## Assigned task
Everything from the first line of the entries through the line containing "EncodeTiledFn enc = get_encode_tiled();" is to be retyped exactly, and nothing beyond it.
-=-=-
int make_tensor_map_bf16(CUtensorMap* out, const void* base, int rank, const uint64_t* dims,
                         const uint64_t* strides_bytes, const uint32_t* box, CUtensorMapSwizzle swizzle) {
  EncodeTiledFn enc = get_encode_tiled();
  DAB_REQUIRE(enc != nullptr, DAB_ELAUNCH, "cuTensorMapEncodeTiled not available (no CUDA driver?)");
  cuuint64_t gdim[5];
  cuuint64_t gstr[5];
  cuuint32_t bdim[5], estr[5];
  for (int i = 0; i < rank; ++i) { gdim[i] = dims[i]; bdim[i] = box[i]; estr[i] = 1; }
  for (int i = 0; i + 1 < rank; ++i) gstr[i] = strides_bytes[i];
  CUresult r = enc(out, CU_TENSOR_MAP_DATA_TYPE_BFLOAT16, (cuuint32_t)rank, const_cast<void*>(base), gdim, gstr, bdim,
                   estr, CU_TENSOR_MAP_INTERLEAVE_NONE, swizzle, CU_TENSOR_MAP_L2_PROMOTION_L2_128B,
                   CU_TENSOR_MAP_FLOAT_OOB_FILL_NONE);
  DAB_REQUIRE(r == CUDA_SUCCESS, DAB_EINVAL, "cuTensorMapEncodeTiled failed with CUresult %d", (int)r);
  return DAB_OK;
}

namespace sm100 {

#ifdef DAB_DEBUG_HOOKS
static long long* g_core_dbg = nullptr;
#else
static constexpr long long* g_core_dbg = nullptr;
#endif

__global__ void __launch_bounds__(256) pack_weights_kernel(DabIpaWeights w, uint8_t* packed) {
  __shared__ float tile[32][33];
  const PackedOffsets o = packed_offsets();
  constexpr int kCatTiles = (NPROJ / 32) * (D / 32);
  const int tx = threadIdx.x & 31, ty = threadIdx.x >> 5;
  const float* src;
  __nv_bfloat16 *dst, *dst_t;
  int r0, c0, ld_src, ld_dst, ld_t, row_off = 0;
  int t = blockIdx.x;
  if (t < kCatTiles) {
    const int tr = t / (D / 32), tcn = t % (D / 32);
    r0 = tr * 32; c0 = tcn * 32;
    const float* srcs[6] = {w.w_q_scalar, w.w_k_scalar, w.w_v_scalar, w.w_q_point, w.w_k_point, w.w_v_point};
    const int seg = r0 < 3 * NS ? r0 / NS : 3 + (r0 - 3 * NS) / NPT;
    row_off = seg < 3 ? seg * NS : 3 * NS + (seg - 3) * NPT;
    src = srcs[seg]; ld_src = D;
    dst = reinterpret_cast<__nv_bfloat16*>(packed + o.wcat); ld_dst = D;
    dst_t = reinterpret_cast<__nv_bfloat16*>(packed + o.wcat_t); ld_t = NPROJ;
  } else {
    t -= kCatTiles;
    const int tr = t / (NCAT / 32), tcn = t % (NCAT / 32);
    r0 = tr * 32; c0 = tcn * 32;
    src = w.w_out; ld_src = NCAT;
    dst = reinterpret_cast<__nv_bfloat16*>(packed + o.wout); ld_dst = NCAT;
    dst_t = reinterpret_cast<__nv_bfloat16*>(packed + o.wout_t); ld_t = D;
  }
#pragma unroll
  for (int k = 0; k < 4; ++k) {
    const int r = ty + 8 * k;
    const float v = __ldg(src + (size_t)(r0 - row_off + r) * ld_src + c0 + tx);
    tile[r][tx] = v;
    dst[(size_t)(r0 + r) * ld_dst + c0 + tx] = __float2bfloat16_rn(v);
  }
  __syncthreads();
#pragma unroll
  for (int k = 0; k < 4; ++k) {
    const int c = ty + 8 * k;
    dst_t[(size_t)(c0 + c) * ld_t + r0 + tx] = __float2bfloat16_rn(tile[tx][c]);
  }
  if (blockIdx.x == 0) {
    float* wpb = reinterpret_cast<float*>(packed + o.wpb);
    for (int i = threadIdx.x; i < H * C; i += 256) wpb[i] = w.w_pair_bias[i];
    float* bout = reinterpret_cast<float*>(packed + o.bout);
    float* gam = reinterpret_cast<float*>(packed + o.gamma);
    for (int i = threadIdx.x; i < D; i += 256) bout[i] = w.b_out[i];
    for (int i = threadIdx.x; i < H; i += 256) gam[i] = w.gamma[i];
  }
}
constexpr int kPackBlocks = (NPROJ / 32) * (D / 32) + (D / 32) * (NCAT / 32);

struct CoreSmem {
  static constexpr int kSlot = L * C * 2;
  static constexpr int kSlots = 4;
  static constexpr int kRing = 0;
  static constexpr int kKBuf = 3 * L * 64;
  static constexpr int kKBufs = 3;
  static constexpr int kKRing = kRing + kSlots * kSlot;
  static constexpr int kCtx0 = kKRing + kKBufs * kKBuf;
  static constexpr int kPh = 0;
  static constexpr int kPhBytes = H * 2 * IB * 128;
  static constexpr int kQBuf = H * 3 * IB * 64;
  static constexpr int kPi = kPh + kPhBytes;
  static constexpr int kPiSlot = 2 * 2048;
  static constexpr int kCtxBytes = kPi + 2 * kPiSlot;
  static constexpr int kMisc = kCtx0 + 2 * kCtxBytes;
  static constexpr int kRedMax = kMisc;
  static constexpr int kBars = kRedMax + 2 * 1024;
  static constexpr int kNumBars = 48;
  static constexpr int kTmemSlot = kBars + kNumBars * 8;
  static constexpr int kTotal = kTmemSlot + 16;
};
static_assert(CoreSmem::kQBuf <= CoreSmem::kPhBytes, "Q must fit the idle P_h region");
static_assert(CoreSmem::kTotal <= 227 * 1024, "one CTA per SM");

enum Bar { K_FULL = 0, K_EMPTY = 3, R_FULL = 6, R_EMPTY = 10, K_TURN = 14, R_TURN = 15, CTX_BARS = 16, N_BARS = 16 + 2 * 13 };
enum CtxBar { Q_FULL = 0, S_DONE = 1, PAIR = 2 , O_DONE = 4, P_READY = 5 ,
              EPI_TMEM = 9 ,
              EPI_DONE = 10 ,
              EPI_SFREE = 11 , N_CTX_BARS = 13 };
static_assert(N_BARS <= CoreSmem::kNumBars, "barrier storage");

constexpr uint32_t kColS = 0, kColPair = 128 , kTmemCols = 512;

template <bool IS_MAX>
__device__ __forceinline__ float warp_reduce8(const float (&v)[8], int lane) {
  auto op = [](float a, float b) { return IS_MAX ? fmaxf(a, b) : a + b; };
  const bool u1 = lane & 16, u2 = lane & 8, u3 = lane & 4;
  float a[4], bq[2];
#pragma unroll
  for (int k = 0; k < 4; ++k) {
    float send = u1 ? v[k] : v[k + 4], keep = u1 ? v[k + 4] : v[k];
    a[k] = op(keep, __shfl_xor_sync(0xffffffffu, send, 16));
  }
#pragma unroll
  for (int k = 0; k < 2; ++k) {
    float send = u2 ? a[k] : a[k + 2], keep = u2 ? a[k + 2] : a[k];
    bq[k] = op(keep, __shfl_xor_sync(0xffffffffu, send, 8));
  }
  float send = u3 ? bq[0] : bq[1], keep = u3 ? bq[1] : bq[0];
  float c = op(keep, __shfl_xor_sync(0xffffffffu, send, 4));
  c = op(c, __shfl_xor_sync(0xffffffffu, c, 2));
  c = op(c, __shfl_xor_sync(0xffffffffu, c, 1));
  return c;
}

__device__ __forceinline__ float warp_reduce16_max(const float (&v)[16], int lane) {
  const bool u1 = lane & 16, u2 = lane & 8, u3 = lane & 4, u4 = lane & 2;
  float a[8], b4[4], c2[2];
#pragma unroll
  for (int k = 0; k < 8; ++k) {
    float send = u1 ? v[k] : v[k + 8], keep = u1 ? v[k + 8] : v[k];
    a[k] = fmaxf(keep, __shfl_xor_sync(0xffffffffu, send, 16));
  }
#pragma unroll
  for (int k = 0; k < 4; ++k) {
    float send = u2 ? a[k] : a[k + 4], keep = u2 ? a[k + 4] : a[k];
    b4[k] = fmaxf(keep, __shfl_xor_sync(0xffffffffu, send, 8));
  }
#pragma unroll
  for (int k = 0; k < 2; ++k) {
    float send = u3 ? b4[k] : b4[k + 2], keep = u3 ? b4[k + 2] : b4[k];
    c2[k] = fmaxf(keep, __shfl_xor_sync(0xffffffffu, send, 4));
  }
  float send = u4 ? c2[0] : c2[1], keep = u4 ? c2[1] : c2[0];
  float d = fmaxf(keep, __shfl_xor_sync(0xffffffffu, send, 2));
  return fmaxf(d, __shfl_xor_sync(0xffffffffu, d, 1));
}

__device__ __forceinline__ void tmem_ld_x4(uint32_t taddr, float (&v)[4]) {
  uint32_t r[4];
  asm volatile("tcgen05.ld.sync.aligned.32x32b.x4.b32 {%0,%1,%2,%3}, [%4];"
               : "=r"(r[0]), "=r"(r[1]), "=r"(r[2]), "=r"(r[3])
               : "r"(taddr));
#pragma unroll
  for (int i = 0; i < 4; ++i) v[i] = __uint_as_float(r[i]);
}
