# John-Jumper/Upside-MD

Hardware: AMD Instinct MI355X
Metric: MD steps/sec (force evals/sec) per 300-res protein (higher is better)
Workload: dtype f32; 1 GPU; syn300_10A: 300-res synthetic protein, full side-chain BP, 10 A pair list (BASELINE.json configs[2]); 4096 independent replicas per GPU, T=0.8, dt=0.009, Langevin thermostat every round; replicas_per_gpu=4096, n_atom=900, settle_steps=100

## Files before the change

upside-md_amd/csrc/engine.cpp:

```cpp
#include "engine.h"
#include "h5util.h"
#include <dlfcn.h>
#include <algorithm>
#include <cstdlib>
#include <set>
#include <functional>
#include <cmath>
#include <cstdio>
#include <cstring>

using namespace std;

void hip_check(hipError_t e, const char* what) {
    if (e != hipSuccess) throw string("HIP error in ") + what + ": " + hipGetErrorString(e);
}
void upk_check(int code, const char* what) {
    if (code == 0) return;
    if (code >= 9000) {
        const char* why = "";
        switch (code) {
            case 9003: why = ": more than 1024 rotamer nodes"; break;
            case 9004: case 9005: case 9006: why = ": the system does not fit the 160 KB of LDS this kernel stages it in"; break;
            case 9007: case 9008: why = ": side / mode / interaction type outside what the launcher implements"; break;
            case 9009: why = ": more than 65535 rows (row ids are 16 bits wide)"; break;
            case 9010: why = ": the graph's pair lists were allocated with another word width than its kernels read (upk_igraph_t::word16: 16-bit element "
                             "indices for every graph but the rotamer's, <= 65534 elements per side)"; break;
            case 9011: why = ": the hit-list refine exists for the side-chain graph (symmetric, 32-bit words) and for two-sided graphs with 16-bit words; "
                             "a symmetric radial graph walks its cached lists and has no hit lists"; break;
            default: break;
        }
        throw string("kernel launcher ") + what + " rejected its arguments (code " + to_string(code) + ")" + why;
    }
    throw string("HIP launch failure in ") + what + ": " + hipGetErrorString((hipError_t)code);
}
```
-=-=-
## Answer box
int make_tensor_map_bf16(CUtensorMap* out, const void* base, int rank, const uint64_t* dims,
                         const uint64_t* strides_bytes, const uint32_t* box, CUtensorMapSwizzle swizzle) {
  EncodeTiledFn enc = get_encode_tiled();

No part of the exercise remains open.